Task statement
From the entries below, return every line that includes the word "need".

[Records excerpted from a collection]
---*---
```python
class _Views:

    def __init__(self, templates: Sequence[FPTemplate]):
        self.keep = []
        self.arr = (TemplateView * max(1, len(templates)))()
        for i, t in enumerate(templates):
            mv = (MinutiaeView * max(1, len(t.minu)))()
            for j, m in enumerate(t.minu):
                x = np.ascontiguousarray(m.x, np.int16); y = np.ascontiguousarray(m.y, np.int16)
                o = np.ascontiguousarray(m.ori, np.float32); d = np.ascontiguousarray(m.des, np.float32)
                self.keep += [x, y, o, d]
                mv[j] = MinutiaeView(len(x), _ptr(x, C.c_int16), _ptr(y, C.c_int16), _ptr(o, C.c_float), d.shape[1] if d.ndim == 2 else 0, _ptr(d, C.c_float))
            tv = (TextureView * max(1, len(t.tex)))()
# ... 389 lines not shown
        self._chk(self.lib.afis_encode_rolled_dat(self.ctx, buf, len(buf), out, need.value, C.byref(need), C.byref(rc)))
        return rc.value, out.raw[:need.value]

    def free_queries(self, handle):
        self.lib.afis_queries_free(self.ctx, handle[0])

    def timing(self) -> dict:
        t = Timing()
        if hasattr(self.lib, "afis_get_timing2"):
            self._chk(self.lib.afis_get_timing2(self.ctx, C.byref(t), C.sizeof(Timing)))
        else:
            self._chk(self.lib.afis_get_timing(self.ctx, C.byref(t)))
        return {n: getattr(t, n) for n, _ in Timing._fields_ if n != "reserved_"}

    def _tap(self, name: str):
        if not hasattr(self.lib, name):
            raise AfisError(f"{name} is a parity tap: construct Matcher(..., taps=True) (libafis_hip_test.so); the product library does not export it")
        return getattr(self.lib, name)

    def phase_cycles(self, reset: bool = True):
        out = (C.c_uint64 * 32)()
        self._chk(self._tap("afis_debug_phase_cycles")(self.ctx, out, 1 if reset else 0))
        return list(out)

    def debug_atan2_grid(self, R: int) -> np.ndarray:
        out = np.empty((2 * R + 1, 2 * R + 1), np.float32)
        self._chk(self._tap("afis_debug_atan2_grid")(self.ctx, R, _ptr(out, C.c_float)))
        return out

    def debug_graph_arith(self) -> list:
        out = (C.c_ulonglong * 8)()
        self._chk(self._tap("afis_debug_graph_arith")(self.ctx, out))
        return list(out)

    def refine_stats(self, reset: bool = True) -> dict:
        out = (C.c_ulonglong * 8)()
        self._chk(self._tap("afis_debug_refine_stats")(self.ctx, out, 1 if reset else 0))
        return dict(zip(("pairs", "rows", "rows_evaluated", "cells_evaluated", "rows_evaluated_in_full", "bound_violations"), list(out)[:6]))

    def compact_stats(self):
        out = (C.c_longlong * 2)()
        self._chk(self._tap("afis_debug_compact_stats")(self.ctx, out))
        return int(out[0]), int(out[1])

    def debug_stage_list(self, latent: FPTemplate, g: int, which: int, stage: int):
        v = _Views([latent])
        sim = np.zeros(200, np.float32); li = np.zeros(200, np.int32); ri = np.zeros(200, np.int32); n = C.c_int32(0)
        self._chk(self._tap("afis_debug_stage_list")(self.ctx, v.arr, g, which, stage, _ptr(sim, C.c_float), _ptr(li, C.c_int32), _ptr(ri, C.c_int32), C.byref(n)))
        if n.value < 0:
            return None
        return sim[:n.value], li[:n.value], ri[:n.value]

    def debug_lut(self, latent: FPTemplate) -> np.ndarray:
        v = _Views([latent])
        n = latent.tex[0].n if latent.tex else 0
        out = np.empty((max(n, 1), 16, 256), np.float32); nr = C.c_int32(0)
        self._chk(self._tap("afis_debug_lut")(self.ctx, v.arr, _ptr(out, C.c_float), C.byref(nr)))
        return out[:nr.value]

    def debug_texture_rowmax(self, latent: FPTemplate, g: int):
        v = _Views([latent])
        val = np.zeros(1000, np.float32); arg = np.zeros(1000, np.int32); nr = C.c_int32(0)
        self._chk(self._tap("afis_debug_texture_rowmax")(self.ctx, v.arr, g, _ptr(val, C.c_float), _ptr(arg, C.c_int32), C.byref(nr)))
        return val[:nr.value], arg[:nr.value]

    def load_gallery_dir(self, rolled_path: str) -> List[str]:
# ... 68 lines not shown
```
---*---
Solution to the exercise
        self._chk(self.lib.afis_encode_rolled_dat(self.ctx, buf, len(buf), out, need.value, C.byref(need), C.byref(rc)))
        return rc.value, out.raw[:need.value]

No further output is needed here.